▶ **DIRECTIONS FOR THIS TASK**
Which of the lines in the data mention the string "comp"? List them all.

▶ **EXERCISE DATA**
· · · ·

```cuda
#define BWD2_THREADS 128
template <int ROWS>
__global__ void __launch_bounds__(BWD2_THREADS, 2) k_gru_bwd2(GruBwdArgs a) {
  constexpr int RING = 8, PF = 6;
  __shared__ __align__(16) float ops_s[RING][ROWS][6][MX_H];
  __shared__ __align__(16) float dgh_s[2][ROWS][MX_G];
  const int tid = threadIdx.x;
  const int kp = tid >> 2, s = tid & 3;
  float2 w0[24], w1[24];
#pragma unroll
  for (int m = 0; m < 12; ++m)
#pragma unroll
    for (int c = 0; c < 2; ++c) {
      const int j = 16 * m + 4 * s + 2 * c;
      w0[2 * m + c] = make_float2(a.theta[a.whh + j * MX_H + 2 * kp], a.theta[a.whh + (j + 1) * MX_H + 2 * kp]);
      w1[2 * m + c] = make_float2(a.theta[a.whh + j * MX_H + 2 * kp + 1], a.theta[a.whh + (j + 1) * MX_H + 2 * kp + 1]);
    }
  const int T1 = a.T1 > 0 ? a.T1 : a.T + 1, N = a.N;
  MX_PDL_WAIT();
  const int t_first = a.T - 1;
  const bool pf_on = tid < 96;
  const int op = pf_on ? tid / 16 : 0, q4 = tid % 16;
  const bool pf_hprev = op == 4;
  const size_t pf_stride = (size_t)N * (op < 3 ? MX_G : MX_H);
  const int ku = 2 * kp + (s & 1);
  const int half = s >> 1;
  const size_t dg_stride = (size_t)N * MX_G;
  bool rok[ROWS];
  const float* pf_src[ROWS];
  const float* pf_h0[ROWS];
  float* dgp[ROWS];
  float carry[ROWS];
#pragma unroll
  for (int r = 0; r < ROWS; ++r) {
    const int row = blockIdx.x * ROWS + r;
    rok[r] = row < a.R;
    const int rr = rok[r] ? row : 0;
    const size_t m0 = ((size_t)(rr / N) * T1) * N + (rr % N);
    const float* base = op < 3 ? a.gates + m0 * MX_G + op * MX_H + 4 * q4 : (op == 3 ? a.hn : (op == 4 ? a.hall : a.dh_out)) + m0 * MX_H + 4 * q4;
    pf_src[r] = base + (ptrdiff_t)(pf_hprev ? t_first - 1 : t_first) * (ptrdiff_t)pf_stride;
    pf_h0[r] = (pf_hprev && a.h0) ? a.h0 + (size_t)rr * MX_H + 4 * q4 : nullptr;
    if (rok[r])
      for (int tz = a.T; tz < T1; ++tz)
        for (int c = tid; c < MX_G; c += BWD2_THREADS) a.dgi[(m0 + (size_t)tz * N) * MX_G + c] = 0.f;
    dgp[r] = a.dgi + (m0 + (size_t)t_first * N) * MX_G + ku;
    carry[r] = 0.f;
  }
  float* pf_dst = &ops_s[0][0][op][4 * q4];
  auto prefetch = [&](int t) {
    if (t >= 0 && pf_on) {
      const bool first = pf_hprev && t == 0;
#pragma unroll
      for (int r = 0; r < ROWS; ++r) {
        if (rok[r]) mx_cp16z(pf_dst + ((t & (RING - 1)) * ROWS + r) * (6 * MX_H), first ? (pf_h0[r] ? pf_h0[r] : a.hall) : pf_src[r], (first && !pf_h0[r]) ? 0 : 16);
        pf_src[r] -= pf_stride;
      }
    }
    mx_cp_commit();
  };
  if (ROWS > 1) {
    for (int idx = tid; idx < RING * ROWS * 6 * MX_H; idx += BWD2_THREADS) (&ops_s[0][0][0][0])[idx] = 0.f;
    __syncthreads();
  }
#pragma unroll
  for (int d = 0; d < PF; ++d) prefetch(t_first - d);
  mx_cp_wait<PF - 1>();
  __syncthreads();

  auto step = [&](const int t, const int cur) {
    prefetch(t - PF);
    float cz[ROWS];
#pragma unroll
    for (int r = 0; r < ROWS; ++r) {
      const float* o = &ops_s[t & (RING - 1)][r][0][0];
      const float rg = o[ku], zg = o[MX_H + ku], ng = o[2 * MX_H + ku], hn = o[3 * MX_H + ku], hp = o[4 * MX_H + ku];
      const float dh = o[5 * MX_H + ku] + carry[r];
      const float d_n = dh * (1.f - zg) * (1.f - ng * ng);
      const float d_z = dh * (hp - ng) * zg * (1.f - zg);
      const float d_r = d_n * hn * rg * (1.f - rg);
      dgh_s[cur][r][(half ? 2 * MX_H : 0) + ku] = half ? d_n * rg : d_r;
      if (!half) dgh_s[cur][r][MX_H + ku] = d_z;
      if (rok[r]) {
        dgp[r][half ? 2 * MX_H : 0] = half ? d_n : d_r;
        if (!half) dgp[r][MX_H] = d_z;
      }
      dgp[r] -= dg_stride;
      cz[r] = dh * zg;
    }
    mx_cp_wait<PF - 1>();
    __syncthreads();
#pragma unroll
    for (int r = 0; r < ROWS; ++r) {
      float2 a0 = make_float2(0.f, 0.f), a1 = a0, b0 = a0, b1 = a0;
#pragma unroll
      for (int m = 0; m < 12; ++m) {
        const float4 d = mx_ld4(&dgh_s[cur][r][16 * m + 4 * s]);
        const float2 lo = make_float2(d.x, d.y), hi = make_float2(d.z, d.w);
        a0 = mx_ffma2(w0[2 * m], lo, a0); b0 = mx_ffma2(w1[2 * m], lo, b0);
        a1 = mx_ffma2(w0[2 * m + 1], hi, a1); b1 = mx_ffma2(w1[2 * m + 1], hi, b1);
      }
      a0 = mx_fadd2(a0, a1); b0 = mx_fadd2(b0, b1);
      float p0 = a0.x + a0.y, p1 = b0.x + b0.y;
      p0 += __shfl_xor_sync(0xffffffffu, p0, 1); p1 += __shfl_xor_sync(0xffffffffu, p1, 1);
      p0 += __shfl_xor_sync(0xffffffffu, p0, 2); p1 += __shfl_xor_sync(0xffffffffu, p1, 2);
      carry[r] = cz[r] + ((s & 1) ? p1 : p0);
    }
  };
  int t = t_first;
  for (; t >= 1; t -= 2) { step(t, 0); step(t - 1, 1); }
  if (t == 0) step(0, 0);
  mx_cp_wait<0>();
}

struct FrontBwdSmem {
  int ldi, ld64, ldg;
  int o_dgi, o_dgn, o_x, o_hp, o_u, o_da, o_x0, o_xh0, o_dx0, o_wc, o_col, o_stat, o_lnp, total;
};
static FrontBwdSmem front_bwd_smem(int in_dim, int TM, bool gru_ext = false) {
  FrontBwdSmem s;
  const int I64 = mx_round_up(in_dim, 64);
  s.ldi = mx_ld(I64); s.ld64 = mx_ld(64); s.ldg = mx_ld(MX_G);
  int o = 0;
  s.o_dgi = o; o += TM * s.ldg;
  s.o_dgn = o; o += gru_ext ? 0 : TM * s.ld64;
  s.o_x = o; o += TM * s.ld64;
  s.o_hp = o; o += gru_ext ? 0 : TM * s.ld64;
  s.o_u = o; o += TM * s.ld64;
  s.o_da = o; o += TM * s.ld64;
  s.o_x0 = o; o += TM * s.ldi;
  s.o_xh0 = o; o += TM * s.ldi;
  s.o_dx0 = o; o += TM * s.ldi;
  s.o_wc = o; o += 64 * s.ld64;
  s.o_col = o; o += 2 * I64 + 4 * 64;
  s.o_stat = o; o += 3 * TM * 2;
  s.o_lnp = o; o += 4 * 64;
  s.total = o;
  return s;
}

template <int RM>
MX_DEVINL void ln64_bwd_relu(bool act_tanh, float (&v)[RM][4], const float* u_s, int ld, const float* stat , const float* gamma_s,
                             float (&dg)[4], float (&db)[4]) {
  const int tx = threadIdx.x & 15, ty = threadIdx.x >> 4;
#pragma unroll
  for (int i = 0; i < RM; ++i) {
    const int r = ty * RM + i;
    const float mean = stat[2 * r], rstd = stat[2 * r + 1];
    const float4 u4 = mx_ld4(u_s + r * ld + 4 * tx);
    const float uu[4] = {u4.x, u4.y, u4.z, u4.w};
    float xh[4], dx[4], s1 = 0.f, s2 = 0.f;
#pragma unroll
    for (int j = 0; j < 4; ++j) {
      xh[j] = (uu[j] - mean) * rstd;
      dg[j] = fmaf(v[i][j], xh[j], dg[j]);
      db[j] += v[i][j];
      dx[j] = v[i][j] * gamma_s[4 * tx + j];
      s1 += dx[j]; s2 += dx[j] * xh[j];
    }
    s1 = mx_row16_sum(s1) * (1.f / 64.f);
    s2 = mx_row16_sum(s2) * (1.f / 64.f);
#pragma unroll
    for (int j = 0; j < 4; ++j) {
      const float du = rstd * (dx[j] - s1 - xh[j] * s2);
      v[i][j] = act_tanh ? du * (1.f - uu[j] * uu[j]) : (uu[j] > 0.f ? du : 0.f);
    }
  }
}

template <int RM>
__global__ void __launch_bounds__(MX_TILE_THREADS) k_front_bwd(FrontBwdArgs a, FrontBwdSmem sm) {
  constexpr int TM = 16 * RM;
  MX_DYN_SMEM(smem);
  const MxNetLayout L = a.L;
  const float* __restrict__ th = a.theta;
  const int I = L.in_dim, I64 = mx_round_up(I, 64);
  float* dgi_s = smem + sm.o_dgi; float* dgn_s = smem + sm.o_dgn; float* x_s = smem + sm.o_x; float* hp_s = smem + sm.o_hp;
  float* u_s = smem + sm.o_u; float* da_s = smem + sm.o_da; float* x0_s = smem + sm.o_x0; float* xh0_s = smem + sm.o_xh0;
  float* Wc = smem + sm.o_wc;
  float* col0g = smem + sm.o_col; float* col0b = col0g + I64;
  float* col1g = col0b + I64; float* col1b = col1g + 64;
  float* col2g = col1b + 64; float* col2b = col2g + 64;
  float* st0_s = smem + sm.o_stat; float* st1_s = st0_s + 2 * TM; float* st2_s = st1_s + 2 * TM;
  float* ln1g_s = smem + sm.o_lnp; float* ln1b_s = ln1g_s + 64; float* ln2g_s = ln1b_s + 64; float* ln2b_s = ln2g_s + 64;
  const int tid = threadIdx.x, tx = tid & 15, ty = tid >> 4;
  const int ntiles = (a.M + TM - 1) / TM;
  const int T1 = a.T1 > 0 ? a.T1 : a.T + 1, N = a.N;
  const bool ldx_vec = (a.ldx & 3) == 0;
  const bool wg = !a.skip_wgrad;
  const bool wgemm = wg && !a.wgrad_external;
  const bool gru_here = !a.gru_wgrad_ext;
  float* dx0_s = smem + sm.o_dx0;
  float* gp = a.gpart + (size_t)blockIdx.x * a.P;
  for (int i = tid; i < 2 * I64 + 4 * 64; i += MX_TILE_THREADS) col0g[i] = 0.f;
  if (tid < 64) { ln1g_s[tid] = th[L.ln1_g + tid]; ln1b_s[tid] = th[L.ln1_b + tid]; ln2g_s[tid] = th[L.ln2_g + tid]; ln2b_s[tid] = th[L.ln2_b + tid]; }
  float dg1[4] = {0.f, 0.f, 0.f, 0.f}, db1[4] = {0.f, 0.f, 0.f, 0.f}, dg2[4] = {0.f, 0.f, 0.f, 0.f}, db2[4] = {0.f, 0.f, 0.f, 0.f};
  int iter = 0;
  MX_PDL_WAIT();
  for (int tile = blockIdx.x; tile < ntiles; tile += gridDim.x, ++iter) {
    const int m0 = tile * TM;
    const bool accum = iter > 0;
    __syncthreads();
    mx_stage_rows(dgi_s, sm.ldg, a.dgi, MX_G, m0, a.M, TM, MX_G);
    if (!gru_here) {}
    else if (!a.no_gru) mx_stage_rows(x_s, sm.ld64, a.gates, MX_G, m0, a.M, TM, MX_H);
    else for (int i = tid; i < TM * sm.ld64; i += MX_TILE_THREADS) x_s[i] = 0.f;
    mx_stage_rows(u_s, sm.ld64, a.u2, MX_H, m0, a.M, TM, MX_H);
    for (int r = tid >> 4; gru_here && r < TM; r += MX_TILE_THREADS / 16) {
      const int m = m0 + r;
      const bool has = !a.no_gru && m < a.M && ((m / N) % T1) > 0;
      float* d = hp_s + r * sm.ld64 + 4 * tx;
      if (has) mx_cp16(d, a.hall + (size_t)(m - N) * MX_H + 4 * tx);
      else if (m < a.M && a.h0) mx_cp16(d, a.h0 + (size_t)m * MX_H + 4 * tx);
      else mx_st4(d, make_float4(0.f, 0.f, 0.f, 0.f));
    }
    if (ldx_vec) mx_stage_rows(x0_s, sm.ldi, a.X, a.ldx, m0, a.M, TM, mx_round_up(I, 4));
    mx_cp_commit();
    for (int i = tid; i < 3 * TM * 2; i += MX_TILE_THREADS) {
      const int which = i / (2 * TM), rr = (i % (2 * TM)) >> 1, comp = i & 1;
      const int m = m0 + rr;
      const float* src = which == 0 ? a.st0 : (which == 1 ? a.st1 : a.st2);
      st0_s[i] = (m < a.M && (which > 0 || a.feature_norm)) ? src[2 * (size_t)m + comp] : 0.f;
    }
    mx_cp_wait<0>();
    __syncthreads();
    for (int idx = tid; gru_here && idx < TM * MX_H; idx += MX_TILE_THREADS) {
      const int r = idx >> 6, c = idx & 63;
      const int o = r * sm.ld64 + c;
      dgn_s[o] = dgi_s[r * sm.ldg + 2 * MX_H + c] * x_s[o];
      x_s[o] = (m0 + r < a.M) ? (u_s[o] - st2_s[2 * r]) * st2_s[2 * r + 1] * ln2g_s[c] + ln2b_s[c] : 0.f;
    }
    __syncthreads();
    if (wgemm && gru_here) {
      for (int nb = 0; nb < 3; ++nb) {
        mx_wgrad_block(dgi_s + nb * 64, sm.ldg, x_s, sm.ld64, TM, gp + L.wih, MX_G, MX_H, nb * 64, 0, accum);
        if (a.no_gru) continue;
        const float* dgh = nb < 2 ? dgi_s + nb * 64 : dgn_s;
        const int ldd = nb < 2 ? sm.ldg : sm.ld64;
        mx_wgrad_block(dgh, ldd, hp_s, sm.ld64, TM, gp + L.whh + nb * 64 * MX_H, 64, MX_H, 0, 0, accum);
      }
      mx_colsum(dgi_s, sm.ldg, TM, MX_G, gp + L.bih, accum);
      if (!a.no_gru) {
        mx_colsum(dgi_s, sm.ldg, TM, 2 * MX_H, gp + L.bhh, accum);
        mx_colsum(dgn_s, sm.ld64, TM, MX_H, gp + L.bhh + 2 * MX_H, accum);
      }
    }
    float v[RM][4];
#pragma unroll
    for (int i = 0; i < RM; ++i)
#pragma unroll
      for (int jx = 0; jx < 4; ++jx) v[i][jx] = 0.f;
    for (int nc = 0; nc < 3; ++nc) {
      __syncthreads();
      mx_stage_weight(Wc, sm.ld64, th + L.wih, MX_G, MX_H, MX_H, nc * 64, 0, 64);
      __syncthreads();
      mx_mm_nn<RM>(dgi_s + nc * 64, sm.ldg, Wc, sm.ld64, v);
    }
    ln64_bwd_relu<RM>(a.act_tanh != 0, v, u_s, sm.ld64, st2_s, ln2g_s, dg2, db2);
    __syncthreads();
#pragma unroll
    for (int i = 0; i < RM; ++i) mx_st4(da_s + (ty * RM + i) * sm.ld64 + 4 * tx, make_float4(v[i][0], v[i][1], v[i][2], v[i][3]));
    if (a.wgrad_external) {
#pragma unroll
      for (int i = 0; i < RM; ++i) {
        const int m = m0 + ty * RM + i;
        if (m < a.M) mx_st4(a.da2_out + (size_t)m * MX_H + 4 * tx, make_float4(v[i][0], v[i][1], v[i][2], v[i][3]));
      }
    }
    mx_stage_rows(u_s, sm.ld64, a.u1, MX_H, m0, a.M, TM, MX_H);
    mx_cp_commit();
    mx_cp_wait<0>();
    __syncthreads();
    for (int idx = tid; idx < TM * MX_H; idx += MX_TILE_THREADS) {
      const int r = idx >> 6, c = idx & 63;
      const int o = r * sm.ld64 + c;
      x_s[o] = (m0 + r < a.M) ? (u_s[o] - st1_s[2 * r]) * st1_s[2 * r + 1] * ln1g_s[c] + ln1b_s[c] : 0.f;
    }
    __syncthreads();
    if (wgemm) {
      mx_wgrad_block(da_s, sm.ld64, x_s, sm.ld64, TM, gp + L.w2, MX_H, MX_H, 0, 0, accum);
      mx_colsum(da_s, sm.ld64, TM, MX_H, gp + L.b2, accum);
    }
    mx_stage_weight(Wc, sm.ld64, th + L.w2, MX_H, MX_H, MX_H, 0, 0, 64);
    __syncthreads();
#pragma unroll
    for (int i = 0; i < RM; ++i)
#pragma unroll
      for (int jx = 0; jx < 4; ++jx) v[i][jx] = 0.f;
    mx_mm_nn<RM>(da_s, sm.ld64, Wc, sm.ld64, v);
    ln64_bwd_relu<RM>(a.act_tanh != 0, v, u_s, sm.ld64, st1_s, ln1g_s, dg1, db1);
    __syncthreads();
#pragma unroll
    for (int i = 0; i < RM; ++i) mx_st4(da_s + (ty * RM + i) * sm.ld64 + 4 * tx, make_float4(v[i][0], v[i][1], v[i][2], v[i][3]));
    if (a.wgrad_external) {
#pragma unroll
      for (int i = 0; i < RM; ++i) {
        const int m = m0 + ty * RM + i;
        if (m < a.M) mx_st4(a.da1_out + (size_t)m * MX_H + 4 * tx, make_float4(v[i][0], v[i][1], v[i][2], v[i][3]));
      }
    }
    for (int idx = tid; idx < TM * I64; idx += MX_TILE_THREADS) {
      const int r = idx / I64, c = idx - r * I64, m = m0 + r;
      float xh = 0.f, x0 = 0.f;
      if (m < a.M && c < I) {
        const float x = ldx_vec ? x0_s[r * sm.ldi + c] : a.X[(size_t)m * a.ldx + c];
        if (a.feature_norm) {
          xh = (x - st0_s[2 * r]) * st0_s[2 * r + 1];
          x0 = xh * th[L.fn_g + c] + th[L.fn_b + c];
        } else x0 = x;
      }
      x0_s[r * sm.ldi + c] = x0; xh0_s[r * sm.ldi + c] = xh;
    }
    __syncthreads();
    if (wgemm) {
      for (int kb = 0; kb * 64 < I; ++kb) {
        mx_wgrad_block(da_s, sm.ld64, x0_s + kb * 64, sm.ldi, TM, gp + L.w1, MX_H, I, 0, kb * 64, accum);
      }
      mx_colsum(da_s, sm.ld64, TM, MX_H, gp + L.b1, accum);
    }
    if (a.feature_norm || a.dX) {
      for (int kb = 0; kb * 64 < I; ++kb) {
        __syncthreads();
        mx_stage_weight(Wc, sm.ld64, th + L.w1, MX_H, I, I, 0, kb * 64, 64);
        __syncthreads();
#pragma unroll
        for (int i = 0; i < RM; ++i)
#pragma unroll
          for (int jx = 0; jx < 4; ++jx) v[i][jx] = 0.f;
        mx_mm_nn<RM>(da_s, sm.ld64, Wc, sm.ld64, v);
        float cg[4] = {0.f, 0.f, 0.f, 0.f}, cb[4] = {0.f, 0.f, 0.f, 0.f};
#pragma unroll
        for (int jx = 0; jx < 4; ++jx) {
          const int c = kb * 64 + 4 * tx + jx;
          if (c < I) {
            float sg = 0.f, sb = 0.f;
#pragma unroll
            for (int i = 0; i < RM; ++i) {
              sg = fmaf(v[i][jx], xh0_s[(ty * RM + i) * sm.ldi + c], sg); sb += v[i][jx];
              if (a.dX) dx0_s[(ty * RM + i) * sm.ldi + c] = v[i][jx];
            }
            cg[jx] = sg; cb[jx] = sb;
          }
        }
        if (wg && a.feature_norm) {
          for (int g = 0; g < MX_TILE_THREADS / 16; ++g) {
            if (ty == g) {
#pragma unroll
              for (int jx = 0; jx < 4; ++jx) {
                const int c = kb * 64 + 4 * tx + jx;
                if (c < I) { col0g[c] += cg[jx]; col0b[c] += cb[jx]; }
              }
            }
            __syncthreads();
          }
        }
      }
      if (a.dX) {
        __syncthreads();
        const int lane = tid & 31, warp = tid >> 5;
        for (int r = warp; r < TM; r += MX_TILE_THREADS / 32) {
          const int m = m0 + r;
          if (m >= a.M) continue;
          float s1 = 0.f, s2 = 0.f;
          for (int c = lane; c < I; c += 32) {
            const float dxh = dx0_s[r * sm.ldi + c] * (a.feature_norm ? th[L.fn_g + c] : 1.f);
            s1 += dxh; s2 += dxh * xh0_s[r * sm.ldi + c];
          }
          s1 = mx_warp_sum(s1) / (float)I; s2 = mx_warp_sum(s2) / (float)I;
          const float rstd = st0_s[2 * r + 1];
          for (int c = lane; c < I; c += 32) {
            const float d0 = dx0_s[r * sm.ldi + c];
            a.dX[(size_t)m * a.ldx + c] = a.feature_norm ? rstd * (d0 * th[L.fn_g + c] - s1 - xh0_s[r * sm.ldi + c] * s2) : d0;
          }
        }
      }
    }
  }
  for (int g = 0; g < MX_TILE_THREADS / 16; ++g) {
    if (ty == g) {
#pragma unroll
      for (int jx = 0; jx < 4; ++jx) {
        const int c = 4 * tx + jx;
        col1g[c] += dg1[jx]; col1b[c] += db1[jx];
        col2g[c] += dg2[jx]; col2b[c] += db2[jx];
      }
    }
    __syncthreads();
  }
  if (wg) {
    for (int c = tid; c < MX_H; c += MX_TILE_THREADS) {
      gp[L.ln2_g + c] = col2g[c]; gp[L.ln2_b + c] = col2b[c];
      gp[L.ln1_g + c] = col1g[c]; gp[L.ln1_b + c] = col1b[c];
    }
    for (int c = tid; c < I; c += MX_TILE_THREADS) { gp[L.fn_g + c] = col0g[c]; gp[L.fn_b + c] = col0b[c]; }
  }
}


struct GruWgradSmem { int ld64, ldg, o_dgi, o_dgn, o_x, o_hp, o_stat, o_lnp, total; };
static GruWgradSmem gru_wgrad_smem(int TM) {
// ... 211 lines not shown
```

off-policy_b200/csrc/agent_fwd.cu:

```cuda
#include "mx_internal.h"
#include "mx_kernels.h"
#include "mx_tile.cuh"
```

· · · ·

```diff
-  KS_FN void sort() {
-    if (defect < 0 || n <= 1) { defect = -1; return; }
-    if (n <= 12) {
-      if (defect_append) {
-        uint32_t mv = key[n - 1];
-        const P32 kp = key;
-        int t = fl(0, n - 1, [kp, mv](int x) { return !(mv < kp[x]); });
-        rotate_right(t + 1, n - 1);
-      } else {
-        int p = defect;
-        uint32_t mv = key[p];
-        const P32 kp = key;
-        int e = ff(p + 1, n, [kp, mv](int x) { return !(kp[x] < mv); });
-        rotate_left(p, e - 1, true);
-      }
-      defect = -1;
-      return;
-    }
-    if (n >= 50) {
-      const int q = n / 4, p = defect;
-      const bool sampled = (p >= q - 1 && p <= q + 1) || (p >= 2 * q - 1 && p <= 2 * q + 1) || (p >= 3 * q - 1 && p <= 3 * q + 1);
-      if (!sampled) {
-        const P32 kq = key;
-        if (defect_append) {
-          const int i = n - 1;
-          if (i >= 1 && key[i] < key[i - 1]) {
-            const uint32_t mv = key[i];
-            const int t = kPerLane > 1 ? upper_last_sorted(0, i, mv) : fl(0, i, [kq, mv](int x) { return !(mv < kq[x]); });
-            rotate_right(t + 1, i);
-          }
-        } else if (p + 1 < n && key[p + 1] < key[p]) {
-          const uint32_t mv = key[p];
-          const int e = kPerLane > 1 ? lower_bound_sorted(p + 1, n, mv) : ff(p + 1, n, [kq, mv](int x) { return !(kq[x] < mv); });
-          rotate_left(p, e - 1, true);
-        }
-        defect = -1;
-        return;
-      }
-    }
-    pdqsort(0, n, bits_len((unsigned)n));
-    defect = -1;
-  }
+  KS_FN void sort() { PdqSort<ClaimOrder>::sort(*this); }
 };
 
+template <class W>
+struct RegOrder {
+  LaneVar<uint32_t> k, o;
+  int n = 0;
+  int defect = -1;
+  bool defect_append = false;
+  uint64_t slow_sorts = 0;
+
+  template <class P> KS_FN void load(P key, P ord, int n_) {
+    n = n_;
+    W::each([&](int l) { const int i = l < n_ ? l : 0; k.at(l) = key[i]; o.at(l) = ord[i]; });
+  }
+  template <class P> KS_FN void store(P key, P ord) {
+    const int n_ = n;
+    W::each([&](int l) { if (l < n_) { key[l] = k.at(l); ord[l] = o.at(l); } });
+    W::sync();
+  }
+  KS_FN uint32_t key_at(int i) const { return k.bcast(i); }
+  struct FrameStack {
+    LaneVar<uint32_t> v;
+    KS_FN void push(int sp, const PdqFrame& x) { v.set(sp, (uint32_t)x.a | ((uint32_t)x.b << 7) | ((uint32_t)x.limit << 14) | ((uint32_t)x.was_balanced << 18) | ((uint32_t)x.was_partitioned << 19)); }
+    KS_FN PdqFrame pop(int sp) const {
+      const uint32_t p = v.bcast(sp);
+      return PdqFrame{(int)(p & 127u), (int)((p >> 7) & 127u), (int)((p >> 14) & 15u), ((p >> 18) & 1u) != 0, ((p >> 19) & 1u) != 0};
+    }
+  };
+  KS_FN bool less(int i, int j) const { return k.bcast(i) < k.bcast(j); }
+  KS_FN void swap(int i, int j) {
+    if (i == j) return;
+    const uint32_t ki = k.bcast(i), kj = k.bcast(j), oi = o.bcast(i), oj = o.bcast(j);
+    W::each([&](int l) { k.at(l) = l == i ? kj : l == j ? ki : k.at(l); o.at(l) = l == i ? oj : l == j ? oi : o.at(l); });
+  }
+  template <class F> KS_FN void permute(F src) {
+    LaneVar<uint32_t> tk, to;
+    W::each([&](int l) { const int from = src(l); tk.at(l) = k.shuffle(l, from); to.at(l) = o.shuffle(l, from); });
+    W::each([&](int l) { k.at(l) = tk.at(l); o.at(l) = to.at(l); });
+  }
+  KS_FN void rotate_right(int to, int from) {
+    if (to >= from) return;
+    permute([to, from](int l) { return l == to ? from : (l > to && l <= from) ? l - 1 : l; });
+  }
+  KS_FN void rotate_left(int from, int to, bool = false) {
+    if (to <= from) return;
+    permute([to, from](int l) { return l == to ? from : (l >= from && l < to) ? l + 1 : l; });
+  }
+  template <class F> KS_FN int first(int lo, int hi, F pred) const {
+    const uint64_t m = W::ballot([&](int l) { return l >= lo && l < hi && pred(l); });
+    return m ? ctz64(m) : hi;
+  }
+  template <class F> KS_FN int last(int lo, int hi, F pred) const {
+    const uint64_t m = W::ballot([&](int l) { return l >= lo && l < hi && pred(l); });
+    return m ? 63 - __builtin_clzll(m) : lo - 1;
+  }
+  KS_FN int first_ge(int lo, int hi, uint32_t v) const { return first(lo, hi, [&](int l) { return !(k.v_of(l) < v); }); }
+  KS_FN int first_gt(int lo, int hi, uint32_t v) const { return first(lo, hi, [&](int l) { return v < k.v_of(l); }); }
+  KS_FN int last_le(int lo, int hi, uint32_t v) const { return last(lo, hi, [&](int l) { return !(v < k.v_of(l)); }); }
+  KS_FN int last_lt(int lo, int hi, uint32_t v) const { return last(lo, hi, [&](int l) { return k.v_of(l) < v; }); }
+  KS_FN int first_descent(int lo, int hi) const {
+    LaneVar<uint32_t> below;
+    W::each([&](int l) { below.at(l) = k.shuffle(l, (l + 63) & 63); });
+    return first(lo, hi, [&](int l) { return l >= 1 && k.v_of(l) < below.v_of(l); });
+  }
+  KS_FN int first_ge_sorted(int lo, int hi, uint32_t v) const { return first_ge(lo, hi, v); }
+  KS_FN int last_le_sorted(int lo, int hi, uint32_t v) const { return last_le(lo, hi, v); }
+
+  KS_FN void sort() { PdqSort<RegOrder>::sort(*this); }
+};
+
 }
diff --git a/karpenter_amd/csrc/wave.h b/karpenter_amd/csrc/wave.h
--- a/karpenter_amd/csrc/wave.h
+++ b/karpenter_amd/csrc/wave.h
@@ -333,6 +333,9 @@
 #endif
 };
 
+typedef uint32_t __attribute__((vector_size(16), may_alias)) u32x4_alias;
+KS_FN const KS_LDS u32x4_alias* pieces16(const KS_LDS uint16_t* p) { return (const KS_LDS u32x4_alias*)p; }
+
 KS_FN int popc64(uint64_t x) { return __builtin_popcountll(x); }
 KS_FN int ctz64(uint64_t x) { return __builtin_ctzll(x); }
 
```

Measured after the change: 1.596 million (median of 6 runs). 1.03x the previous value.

· · · ·

▶ **ANSWER SPACE**
      const int which = i / (2 * TM), rr = (i % (2 * TM)) >> 1, comp = i & 1;
      st0_s[i] = (m < a.M && (which > 0 || a.feature_norm)) ? src[2 * (size_t)m + comp] : 0.f;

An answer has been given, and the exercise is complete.